We say this in full knowledge of the importance of defence and allied industries to the economic well-being of Wessex. Preparation for war has dominated our region for centuries. Defence procurement provides Bristol with one of its largest sources of office employment. Hampshire is ‘home’ to both the Royal Navy, at Portsmouth, and the Army, at Aldershot. Further north, air bases at Greenham Common and Upper Heyford became by-words for Cold War fear. Huge areas of Wiltshire and Dorset remain today fenced off as military establishments and training grounds. The villages of Imber in Wiltshire and Tyneham in Dorset, requisitioned ‘temporarily’ for the Second World War, have never been returned to their former inhabitants.

Defence underpins much of the region’s economy, directly or through purchases in the aerospace and electronics sectors. So reduced defence spending must be matched by increased spending on the creation of alternative employment in sustainable industries for those displaced. MoD land is an asset in more than the financial sense. While armoured vehicles have done damage to the archaeology of Wessex it is also true that the exclusion of modern development and agricultural practices has done much for the landscape and wildlife in areas like Tyneham. The future use of redundant defence sites poses huge issues for the planning system. Sites need to be made over to local communities who will cherish them as their environment, not developed, as so often happens, to accommodate the on-going irresponsibility of London overspill.

The world’s nations with the highest quality of life have achieved their enviable position by eschewing the craze for glory. Opponents of the British Empire used to be called ‘Little Englanders’. If we are now judged ‘Little Wessexers’, so much the better. There are so many things to be done around our home, things that centralist governments have put off indefinitely, pleading poverty. So many public service improvements that are needed. So much new infrastructure to prepare Wessex for the post-oil world. Yet sadly, much of the wealth that could fund our future is currently being wasted.

The United Kingdom spends nearly £30 billion every year on defence, £1 billion of it specifically on Iraq. It is also the fifth largest arms exporter in the world and subsidies of arms exports cost taxpayers around £900 million a year. Wessex has a share in this too. Wessex Regionalists condemn the arms trade, whose consequences for global security cannot be limited to the countries to which arms are sold. What hope for peace is there when the ten largest arms exporting countries include all five permanent members of the Security Council?

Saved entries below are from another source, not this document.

@@ -410,8 +422,10 @@
 int sched_nt(const cfd_sched* s) { return s->n_t; }
 
 void launch_sampler_advance(SamplerCtl* ctl, const int64_t* tidx_seq, const int64_t* tmodel_seq, int64_t* t_idx,
-                            int64_t* t_model, int B, hipStream_t st) {
-    hipLaunchKernelGGL(sampler_advance_kernel, dim3(1), dim3(64), 0, st, ctl, tidx_seq, tmodel_seq, t_idx, t_model, B);
+                            int64_t* t_model, int B, const int* trow_seq, const float* emb_table, float* emb_row,
+                            int emb_total, hipStream_t st) {
+    hipLaunchKernelGGL(sampler_advance_kernel, dim3(1), dim3(emb_table ? 1024 : 64), 0, st, ctl, tidx_seq, tmodel_seq,
+                       t_idx, t_model, B, trow_seq, emb_table, emb_row, emb_total);
     check_launch("sampler_advance_kernel");
 }
 
diff --git a/confild_amd/csrc/sampler.hip b/confild_amd/csrc/sampler.hip
--- a/confild_amd/csrc/sampler.hip
+++ b/confild_amd/csrc/sampler.hip
@@ -1,3 +1,4 @@
+#include <unordered_map>
 #include <vector>
 
 #include "sampler.hpp"
@@ -27,6 +28,13 @@
     int has_jumps = 0;
     hipGraphExec_t jexec[2] = {nullptr, nullptr};
     uint64_t captures = 0;
+    int n_distinct = 0, emb_total = 0;
+    int64_t* tdistinct = nullptr;
+    int* trow_seq = nullptr;
+    float* emb_table = nullptr;
+    float* emb_row = nullptr;
+    float* emb_scratch = nullptr;
+    uint64_t emb_version = ~uint64_t(0);
 };
 
 namespace {
@@ -44,8 +52,9 @@
 enum StepMode { STEP_PLAIN = 0, STEP_KNOWN = 1, STEP_JUMP = 2 };
 
 void enqueue_step(const cfd_sampler* sp, StepMode mode, hipStream_t st) {
-    cfd::launch_sampler_advance(sp->ctl, sp->tseq, sp->tseq + sp->n_steps, sp->tbuf, sp->tbuf + sp->B, sp->B, st);
-    cfd::unet_forward_raw(sp->unet, sp->x, sp->tbuf + sp->B, sp->eps, sp->B, sp->ws, st);
+    cfd::launch_sampler_advance(sp->ctl, sp->tseq, sp->tseq + sp->n_steps, sp->tbuf, sp->tbuf + sp->B, sp->B,
+                                sp->trow_seq, sp->emb_table, sp->emb_row, sp->emb_total, st);
+    cfd::unet_forward_raw(sp->unet, sp->x, sp->tbuf + sp->B, sp->eps, sp->B, sp->ws, st, sp->emb_row, 0);
     if (mode == STEP_JUMP)
         cfd::launch_sched_step_jump_ctl(sp->sched, sp->kind, sp->clip, sp->x, sp->eps, sp->tbuf, sp->ctl, sp->known,
                                         sp->kmask, sp->ktab, sp->jtab, sp->n_steps, sp->n_per_sample, sp->B, st);
@@ -55,6 +64,12 @@
     else
         cfd::launch_sched_step_ctl(sp->sched, sp->kind, sp->clip, sp->x, sp->eps, sp->tbuf, sp->ctl,
                                    sp->n_per_sample, sp->B, st);
+}
+
+void refresh_emb_table(cfd_sampler* sp, hipStream_t st) {
+    if (!sp->emb_table || sp->emb_version == cfd::unet_version(sp->unet)) return;
+    cfd::unet_embed(sp->unet, sp->tdistinct, sp->n_distinct, sp->emb_scratch, sp->emb_table, st);
+    sp->emb_version = cfd::unet_version(sp->unet);
 }
 
 hipGraphExec_t capture(cfd_sampler* sp, StepMode mode, int steps) {
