# eukaryo/smith-waterman-simd

Measured on AMD Instinct MI355X. Metric: alignments/sec (and GCUPS) on 1M fixed-length pairs, 1/2/4/8 MI355X, higher is better.
Workload: dtype u16

## Files before the change

### smith-waterman-simd_amd/csrc/sw_kernels.hip

```cpp
#include "swmi_internal.h"

#include <type_traits>
#include <utility>

namespace swmi {
namespace {

constexpr int kSeqLen = 128;
constexpr int kWavesPerBlock = 4;


__device__ __forceinline__ int max_i16(int a, int b)
{
    const short r = __builtin_elementwise_max((short)a, (short)b);
    return (int)(unsigned short)r;
}

template <bool I16>
__device__ __forceinline__ int vmax(int a, int b)
{
    if constexpr (I16) return max_i16(a, b);
    else return a > b ? a : b;
}

template <bool I16>
__device__ __forceinline__ int sat_sub(int a, int b)
{
    if constexpr (I16) return (int)(unsigned short)__builtin_elementwise_sub_sat((unsigned short)a, (unsigned short)b);
    else return (int)__builtin_elementwise_sub_sat((unsigned)a, (unsigned)b);
}

__device__ __forceinline__ int keep(int v)
{
    asm volatile("" : "+v"(v));
    return v;
}

template <int L>
__device__ __forceinline__ int from_prev_lane(int v, int group_mask)
{
    if constexpr (L == 64) {
#ifdef SWMI_AB_SHFL_UP
        const int s = __shfl_up(v, 1);
        return (threadIdx.x & 63) ? s : 0;
#else
        return __builtin_amdgcn_update_dpp(0, v, 0x138 , 0xf, 0xf, true);
#endif
    } else if constexpr (L == 32) {
        return __builtin_amdgcn_update_dpp(0, v, 0x138, 0xf, 0xf, true) & group_mask;
    } else if constexpr (L == 16) {
        return __builtin_amdgcn_update_dpp(0, v, 0x111 , 0xf, 0xf, true);
    } else {
        return __builtin_amdgcn_update_dpp(0, v, 0x111, 0xf, 0xf, true) & group_mask;
    }
}

template <int R>
__device__ __forceinline__ void load_bases(const uint8_t *p, uint32_t (&w)[(R + 3) / 4])
{
    if constexpr (R == 2) {
        w[0] = *reinterpret_cast<const uint16_t *>(p);
    } else if constexpr (R == 4) {
        w[0] = *reinterpret_cast<const uint32_t *>(p);
    } else if constexpr (R == 8) {
        const uint2 v = *reinterpret_cast<const uint2 *>(p);
        w[0] = v.x; w[1] = v.y;
    } else {
#pragma unroll
        for (int k = 0; k < R / 16; ++k) {
            const uint4 v = *reinterpret_cast<const uint4 *>(p + 16 * k);
            w[4 * k + 0] = v.x; w[4 * k + 1] = v.y; w[4 * k + 2] = v.z; w[4 * k + 3] = v.w;
        }
    }
}

__device__ __forceinline__ uint32_t spread4(uint32_t v)
{
    return (v | (v << 6) | (v << 12) | (v << 18)) & 0x03030303u;
}

template <int R>
__device__ __forceinline__ void load_bases_packed(const uint8_t *p, uint32_t (&w)[(R + 3) / 4])
{
    if constexpr (R == 2) {
        w[0] = 0;
    } else if constexpr (R == 4) {
        w[0] = spread4(p[0]);
    } else if constexpr (R == 8) {
        const uint32_t v = *reinterpret_cast<const uint16_t *>(p);
        w[0] = spread4(v & 0xff); w[1] = spread4(v >> 8);
    } else if constexpr (R == 16) {
        const uint32_t v = *reinterpret_cast<const uint32_t *>(p);
#pragma unroll
        for (int k = 0; k < 4; ++k) w[k] = spread4((v >> (8 * k)) & 0xff);
    } else {
#pragma unroll
        for (int q = 0; q < R / 32; ++q) {
            const uint2 v = *reinterpret_cast<const uint2 *>(p + 8 * q);
#pragma unroll
            for (int k = 0; k < 4; ++k) {
                w[8 * q + k] = spread4((v.x >> (8 * k)) & 0xff);
                w[8 * q + 4 + k] = spread4((v.y >> (8 * k)) & 0xff);
            }
        }
    }
}

template <int L, bool FOLD, bool I16, int MODE>
__global__ void __launch_bounds__(64 * kWavesPerBlock)
sw128_kernel(const uint8_t *__restrict__ seq1s, const uint8_t *__restrict__ seq2s, int32_t *__restrict__ scores,
             uint32_t n, SmRows rows, int gap)
{
    constexpr int R = kSeqLen / L;
    constexpr int A = 64 / L;
    constexpr int PAD = L + 2;
    constexpr int S = kSeqLen + 2 * PAD;
    constexpr int T2 = (kSeqLen + L) / 2;
    constexpr int NW = (R + 3) / 4;

    constexpr bool kWideProfile = true;
    using profile_t = std::conditional_t<kWideProfile, uint32_t, uint16_t>;
    __shared__ profile_t lds_profile[kWavesPerBlock][A * S];
    __shared__ uint32_t lds_rows[kWavesPerBlock][4];
#ifndef SWMI_LDS_BEST_NUM
#define SWMI_LDS_BEST_NUM (R >= 64 ? 0 : R >= 32 ? 1 : R >= 16 ? 2 : R >= 8 ? 1 : 0)
#define SWMI_LDS_BEST_DEN (R >= 64 ? 1 : R >= 32 ? 2 : R >= 16 ? 3 : R >= 8 ? 2 : 1)
#endif
    constexpr int kBestNum = I16 ? 0 : SWMI_LDS_BEST_NUM, kBestDen = SWMI_LDS_BEST_DEN;
    __shared__ int lds_best[kWavesPerBlock][64];
    lds_best[threadIdx.x >> 6][threadIdx.x & 63] = 0;

    const int lane = threadIdx.x & 63;
    const int wv = threadIdx.x >> 6;
    const int g = lane / L;
    const int j = lane % L;
    const uint32_t first_pair = (blockIdx.x * kWavesPerBlock + wv) * A;
    if (first_pair >= n) return;
    uint32_t pair = first_pair + g;
    const bool live = pair < n;
    if (!live) pair = n - 1;

    uint32_t a_w[NW], b_w[NW];
    if constexpr (MODE == 1) {
        if constexpr (R == 2) {
            const uint32_t sh = 4 * (j & 1);
            a_w[0] = spread4((seq1s[(size_t)pair * 32 + (j >> 1)] >> sh) & 0xf);
            b_w[0] = spread4((seq2s[(size_t)pair * 32 + (j >> 1)] >> sh) & 0xf);
        } else {
            load_bases_packed<R>(seq1s + (size_t)pair * 32 + j * (R / 4), a_w);
            load_bases_packed<R>(seq2s + (size_t)pair * 32 + j * (R / 4), b_w);
        }
    } else {
        load_bases<R>(seq1s + (size_t)pair * kSeqLen + j * R, a_w);
        load_bases<R>(seq2s + (MODE == 2 ? (size_t)0 : (size_t)pair * kSeqLen) + j * R, b_w);
    }

    if (lane < 4) lds_rows[wv][lane] = rows.r[lane];
    profile_t *prof = &lds_profile[wv][g * S];
    for (int k = j; k < PAD; k += L) {
        prof[k] = 0;
        prof[PAD + kSeqLen + k] = 0;
    }
#pragma unroll
    for (int i = 0; i < R; ++i) {
        const uint32_t b = (b_w[i / 4] >> (8 * (i % 4))) & 3u;
        prof[PAD + j * R + i] = kWideProfile ? (profile_t)(1u << (8u * b)) : (profile_t)(0x100u | (8u * b));
    }
    __builtin_amdgcn_fence(__ATOMIC_RELEASE, "wavefront");
    __builtin_amdgcn_wave_barrier();
    __builtin_amdgcn_fence(__ATOMIC_ACQUIRE, "wavefront");

    int row_scores[R];
#pragma unroll
    for (int i = 0; i < R; ++i) {
        const uint32_t a = (a_w[i / 4] >> (8 * (i % 4))) & 3u;
        row_scores[i] = (int)lds_rows[wv][a];
    }

    __builtin_amdgcn_s_setprio(2);

    constexpr bool kKeepG = !FOLD && !I16;
    int h[R];
    int hg[kKeepG ? R : 1];
#pragma unroll
    for (int i = 0; i < R; ++i) h[i] = 0;
#pragma unroll
    for (int i = 0; i < (kKeepG ? R : 1); ++i) hg[i] = 0;
    int best = 0;
    int u0 = 0, u1 = 0;
    const int group_mask = keep(j == 0 ? 0 : -1);
    const profile_t *col = prof + PAD - j;

    auto step = [&](uint32_t entry, int up, int diag) {
        const int onehot = kWideProfile ? (int)entry : (int)((entry >> 8) << (entry & 31u));
        int dprev = diag;
        if constexpr (kKeepG) up = sat_sub<false>(up, gap);
#pragma unroll
        for (int i = 0; i < R; ++i) {
            const int left = h[i];
            const int tsum = __builtin_amdgcn_sdot4(row_scores[i], onehot, dprev, true);
            int hn;
            if constexpr (FOLD) {
                const int lu = left > up ? left : up;
                const int x = lu > tsum ? lu : tsum;
                if constexpr (I16) best = keep(max_i16(best, x));
                else if (i % kBestDen < kBestNum) __hip_atomic_fetch_max(&lds_best[wv][lane], x, __ATOMIC_RELAXED, __HIP_MEMORY_SCOPE_WAVEFRONT);
                else best = vmax<false>(best, x);
                hn = sat_sub<I16>(x, gap);
                up = hn;
            } else if constexpr (I16) {
                const int m = keep(max_i16(left, up));
                hn = keep(max_i16(sat_sub<true>(m, gap), tsum));
                best = keep(max_i16(best, hn));
                up = hn;
            } else {
                const int gl = hg[i];
                const int lu = gl > up ? gl : up;
                hn = lu > tsum ? lu : tsum;
                if (i % kBestDen < kBestNum) __hip_atomic_fetch_max(&lds_best[wv][lane], hn, __ATOMIC_RELAXED, __HIP_MEMORY_SCOPE_WAVEFRONT);
                else best = vmax<false>(best, hn);
                const int gn = sat_sub<false>(hn, gap);
                hg[i] = gn;
                up = gn;
            }
            h[i] = hn;
            dprev = left;
        }
        return from_prev_lane<L>(h[R - 1], group_mask);
    };

    uint32_t e0 = col[0];
    for (int t2 = 0; t2 < T2; ++t2) {
        const uint32_t e1 = col[2 * t2 + 1];
        const uint32_t e2 = col[2 * t2 + 2];
        u1 = step(e0, u0, u1);
        u0 = step(e1, u1, u0);
        e0 = e2;
    }

    if constexpr (kBestNum > 0) {
        const int from_lds = lds_best[wv][lane];
        best = best > from_lds ? best : from_lds;
    }
#pragma unroll
    for (int o = L / 2; o > 0; o >>= 1) {
        const int other = __shfl_xor(best, o);
        best = best > other ? best : other;
    }
    if constexpr (FOLD) best = best > gap ? best - gap : 0;
    if (j == 0 && live) scores[pair] = best;
}


__device__ __forceinline__ uint32_t pk_max3(uint32_t a, uint32_t b, uint32_t c)
{
    uint32_t r;
    asm("v_pk_maximum3_f16 %0, %1, %2, %3" : "=v"(r) : "v"(a), "v"(b), "v"(c));
    return r;
}
__device__ __forceinline__ void keep_f16_denormals()
{
    asm volatile("s_setreg_imm32_b32 hwreg(HW_REG_MODE, 6, 2), 3");
}
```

Another £7.5 billion annually is spent on our behalf on overseas aid. That includes £825 million for India over the next three years. The UK provides one-third of all world aid to that country, one rich enough to have developed its own nuclear bomb in 1974 (grotesquely named ‘Smiling Buddha’). To question these priorities of our government is not to criticise the goal of lifting poorer countries than our own out of grinding poverty. But as well as demanding some responsibility on their own part it is worth remembering that many of these countries were better off when they did not ‘benefit’ from being part of the global money economy, burdened with debts they can never repay. If we would help them now there are better ways than recycling our money through them on its way back to us. Supporting their right to decide their own futures and not suffer the one imposed by the ideologues of the World Trade Organisation might be a good place to start. To buy local, not global, is another. Fair trade is better than free trade. But why trade at all, if we can make it ourselves? If we must give money to other countries, let it be through voluntary contributions, ethically organised, not through the tax and spend policies of governments with murkier agendas of their own.

We have always said that folk on the spot know best what money should be spent on. So let’s be putting that principle into effect, in Wessex, and throughout the world. By all means let us co-operate, more so than today, in the promotion of world peace and justice. But let us also be clear what is primarily our business and what is emphatically not.